I agree he is being completely out of order - he isn't pulling his weight in the home, end of story.

But in the original post the OP said that her DH has a rule that there is no food in the room in question - but that she let's the kids have sweets/crisps in there.

So the OP deliberately undermines her DH in front of her kids by allowing them to ignore his rule? And then complains that he is disrespecting her by the way he speaks to her in front of them?

There is some hypocrisy there.

How many threads have there been where OPs are complaining that their OH's ignore the rules for the children - and how many responses that that is simply unacceptable? Countless responses saying if you disagree you discuss out of earshot of the children but you never undermine the other parent.

I would be furious if my DH deliberately allowed our children to ignore a rule I had set - if he disagreed with it I would expect a discussion in private and either the rule to stand or be removed. I would not expect him to allow the children to ignore me. I get the feeling if this had been the other way round and the OPs husband had allowed the children to deliberately flout a rule she had set we'd all using this as another reason to berate him. Yet noone has said anything about it when it's his rule - because he's being an arse about other things? Doesn't change the fact that undermining the other parent isn't right.

(Before you get on your high horse Mr OP - you are as bad by speaking to your wife in the way you do - and worse through demonstrating seriously fucked up gender roles and massive inequality in your home.)

IneedAsockamnesty · 10/10/2012 22:16

op,

i used to have a sah partner he provided all the childcare and i provided the money he was not under any circumstances my skivey or my cleaner.

he would do the basics during the week and i would do the dinner when i got home unless i was stuck at work, but evenings and weekends we both split everything i was extreamily thankfull for his contribution to our family and tried my hardest to make sure he knew that our family had the standered of living that we did because he made me able to concentrate on work knowing the children were happy.if i had of demanded he picked up a sweet wrapper because he was the skivey tbh i would have expected him to divorce me keep my house and my kids and force me to make him rich by having to pay a huge ammount to him for maintainance. and it would have been my own fault.

its not ok to disrespect the contribution a sahp makes to the family.

just incase he picks up on the used to have a sah partner no we didnt divorce i was widowed and instantly had to outsource the contribution he put into the family it cost me a fortune.

i have never been a sahm so have no bias.

woopdiedoo · 10/10/2012 22:18

Coola, he flouts the rule himself all the time.
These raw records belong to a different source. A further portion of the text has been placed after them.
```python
def check(status, what):
    if status != 0:
        raise M3Error("%s failed (status %d): %s" % (what, status, last_error()))
```

### include/m3asr.h

```cpp
#ifndef M3ASR_H_
#define M3ASR_H_
#include <stddef.h>
#include <stdint.h>

#ifdef __cplusplus
extern "C" {
#endif

#define M3ASR_ABI_VERSION 10

typedef void* m3_stream;

enum m3_dtype { M3_F32 = 0, M3_F16 = 1, M3_I8 = 2, M3_I32 = 3, M3_BF16 = 4, M3_FP8 = 5  };

enum m3_act { M3_ACT_NONE = 0, M3_ACT_RELU = 1, M3_ACT_SILU = 2, M3_ACT_GLU = 3, M3_ACT_SIGMOID = 4, M3_ACT_LOG = 5 };
enum m3_binop { M3_OP_SUM = 0, M3_OP_PROD = 1 };

int m3_abi_version(void);
const char* m3_last_error(void);
int m3_registry_lookup(const char* plugin_name, const char* plugin_version);
int m3_registry_count(void);
const char* m3_registry_name(int index);

typedef struct m3_tensor {
  void* data;
  int32_t dtype;
  int32_t ndim;
  int64_t shape[8];
} m3_tensor;

enum m3_field_type { M3_FIELD_FLOAT32 = 1, M3_FIELD_INT32 = 5 };
typedef struct m3_field {
  const char* name;
  const void* data;
  int32_t type;
  int32_t length;
} m3_field;

typedef struct m3_plugin m3_plugin;

m3_plugin* m3_plugin_create(const char* plugin_name, const char* plugin_version, const m3_field* fields,
                            int n_fields);
m3_plugin* m3_plugin_clone(const m3_plugin* plugin);
void m3_plugin_destroy(m3_plugin* plugin);
const char* m3_plugin_type(const m3_plugin* plugin);
int m3_plugin_num_outputs(const m3_plugin* plugin);
int m3_plugin_output_dims(const m3_plugin* plugin, const m3_tensor* inputs, int n_in, m3_tensor* outputs,
                          int n_out);
size_t m3_plugin_workspace_size(const m3_plugin* plugin, const m3_tensor* inputs, int n_in,
                                const m3_tensor* outputs, int n_out);
int m3_plugin_enqueue(m3_plugin* plugin, const m3_tensor* inputs, int n_in, m3_tensor* outputs, int n_out,
                      void* workspace, size_t workspace_bytes, m3_stream stream);
size_t m3_plugin_serialization_size(const m3_plugin* plugin);
int m3_plugin_serialize(const m3_plugin* plugin, void* buffer, size_t bytes);
m3_plugin* m3_plugin_deserialize(const char* plugin_name, const char* plugin_version, const void* buffer,
                                 size_t bytes);

int m3_moe_scatter_mapping(const int32_t* gate_idx, int S, int num_expert, int32_t* mapping,
                           int32_t* acc_histogram, int32_t* pos, m3_stream stream);
int m3_moe_local_scatter(const void* x, const int32_t* mapping, int S, int row_bytes, void* out,
                         m3_stream stream);
int m3_moe_local_gather(const void* buf, const int32_t* mapping, int S, int row_bytes, void* out,
                        m3_stream stream);
int m3_moe_expert_slice(void);
size_t m3_moe_expert_workspace_size(int S, int num_expert, int idim, int hidden_units);
int m3_moe_expert_ffn(const float* x, const int32_t* gate_idx, const float* w1, const float* b1,
                      const float* w2, const float* b2, int S, int num_expert, int idim, int hidden_units,
                      const float* gate_value, const float* resid, float alpha, const float* ln_gamma,
                      const float* ln_beta, float ln_eps, float* y, void* workspace, size_t workspace_bytes,
                      m3_stream stream);
int m3_moe_expert_ffn_bf16(const float* x, const int32_t* gate_idx, const void* w1, const float* b1,
                           const void* w2, const float* b2, int S, int num_expert, int idim, int hidden_units,
                           const float* gate_value, const float* resid, float alpha, const float* ln_gamma,
                           const float* ln_beta, float ln_eps, float* y, void* workspace, size_t workspace_bytes,
                           m3_stream stream);
int m3_moe_expert_ffn_fp8(const float* x, const int32_t* gate_idx, const void* w1, const float* w1_scale,
                          const float* b1, const void* w2, const float* w2_scale, const float* b2, int S, int num_expert,
                          int idim, int hidden_units, const float* gate_value, const float* resid, float alpha,
                          const float* ln_gamma, const float* ln_beta, float ln_eps, float* y, void* workspace,
                          size_t workspace_bytes, m3_stream stream);
int m3_moe_expert_ffn_fp8a8(const float* x, const int32_t* gate_idx, const void* w1, const float* w1_scale,
                            const float* b1, const void* w2, const float* w2_scale, const float* b2, float h_scale, int S,
                            int num_expert, int idim, int hidden_units, const float* gate_value, const float* resid,
                            float alpha, const float* ln_gamma, const float* ln_beta, float ln_eps, float* y,
                            void* workspace, size_t workspace_bytes, m3_stream stream);
int m3_moe_expert_ffn_fp8a8_active(int S, int num_expert, int idim, int hidden_units);
const char* m3_moe_expert_ffn_kernel(int weight_dtype, int fp8_activations, int S, int num_expert, int idim, int hidden_units,
                                     int32_t* launches, int32_t* slices);
int m3_moe_expert_ffn_fp8a8_xq(const float* x, const void* xq, const float* xq_scale, const int32_t* gate_idx, const void* w1,
                               const float* w1_scale, const float* b1, const void* w2, const float* w2_scale, const float* b2,
                               float h_scale, int S, int num_expert, int idim, int hidden_units, const float* gate_value,
                               const float* resid, float alpha, const float* ln_gamma, const float* ln_beta, float ln_eps,
                               float* y, void* workspace, size_t workspace_bytes, m3_stream stream);
int m3_quantize_rows_e4m3(const float* x, int ldx, int S, int idim, void* xq, float* scale, m3_stream stream);
int m3_moe_combine(const float* rows, const int32_t* mapping, const float* gate_value, const float* resid,
                   float alpha, const float* ln_gamma, const float* ln_beta, float ln_eps, float* out, int S,
                   int idim, m3_stream stream);
int m3_moe_combine_bf16(const float* rows, const int32_t* mapping, const float* gate_value, const float* resid,
                        float alpha, const float* ln_gamma, const float* ln_beta, float ln_eps, float* out,
                        void* out_bf16, int S, int idim, m3_stream stream);
int m3_ep_send_map(const int32_t* gate_idx, const int32_t* mapping, const int32_t* acc_histogram, int S, int world, int e_loc,
                   int capacity, int32_t* map_send, void* wire, int row_bytes, m3_stream stream);
int m3_ep_recv_gate(const void* wire, int world, int e_loc, int capacity, int row_bytes, int32_t* gate_recv, m3_stream stream);
int m3_moe_router(const float* embed, int ld_embed, int embed_dim, const float* x, int ldx, int idim, const float* w,
                  const float* bias, const float* ln_gamma, const float* ln_beta, float ln_eps, float* xn, int ld_xn,
                  float* logits, int ld_logits, int S, int num_expert, m3_stream stream);
int m3_softmax_top1(const float* logits, int ld, const int32_t* len, int rows_per_batch, int S, int width,
                    int32_t* idx, float* value, m3_stream stream);
int m3_moe_gate_index(const float* logits, const int32_t* row_len, int rows_per_batch, int S, int num_expert,
                      int32_t* gate_idx, float* gate_value, int32_t* mapping, int32_t* acc_histogram, int32_t* pos,
                      m3_stream stream);
int m3_moe_route(const float* x, int ldx, int idim, const float* wx, const float* wsum, const float* bias, const float* eall,
                 int ld_e, float ln_eps, const int32_t* row_len, int rows_per_batch, int S, int num_expert, int32_t* gate_idx,
                 float* gate_value, int32_t* mapping, int32_t* acc_histogram, int32_t* pos, m3_stream stream);
size_t m3_moe_route_expert_workspace_size(int S, int num_expert, int idim, int hidden_units);
int m3_moe_route_expert_ffn(const float* x, int ldx, const float* logits, const int32_t* row_len, int rows_per_batch,
                            const float* w1, const float* b1, const float* w2, int w2_sliced, const float* b2, int S,
                            int num_expert, int idim, int hidden_units, const float* norm_gamma, const float* norm_beta,
                            float norm_eps, int use_gate_value, const float* resid, float alpha, const float* ln_gamma,
                            const float* ln_beta, float ln_eps, int32_t* gate_idx, float* gate_value, int32_t* mapping,
                            int32_t* acc_histogram, int32_t* pos, float* y, void* workspace, size_t workspace_bytes,
                            m3_stream stream);
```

It gets reinstated when he feels like it.

OP posts:
ScrambledSmegsEvilTwin · 10/10/2012 22:19

So what he's saying, woopdiedoo, is that he prioritises the cleanliness of the house above the nurturing and raising of your children?

Hmm
CoolaSchmoola · 10/10/2012 22:19

And for the OPs DH..... There are things in life more important than a tidy house.

I hope my child looks back on today
And remembers a mother who had time to play.
There will be years for cleaning and cooking,
But children grow up when you?re not looking.
Tomorrow I?ll do all the chores you can mention
But today, my baby needs time and attention.
So settle down cobwebs; dust go to sleep,
I?m cuddling my baby, and babies don?t keep.

So Mr OP - what do you want your children to have? A mother with time for them, or a completely spotless house? Because your children's view may differ from yours. They need attention to be all they can be - a tidy house will not do that for them.

woopdiedoo · 10/10/2012 22:21

Randall - in love that poem. I'm going to read it to him.

Kalisi - that's exactly how I feel. I sometimes find myself being a little harsh on youngest when she makes a mess. She's only doing what young children do but I know I'll get it in the neck of the house is a mess so I get quite stressed with any extra work.

OP posts:
woopdiedoo · 10/10/2012 22:23

He thinks I should be able to do both. But then because he's never done it, he doesn't get it. He doesn't understand that any housework I do I have to neglect DD while I do it.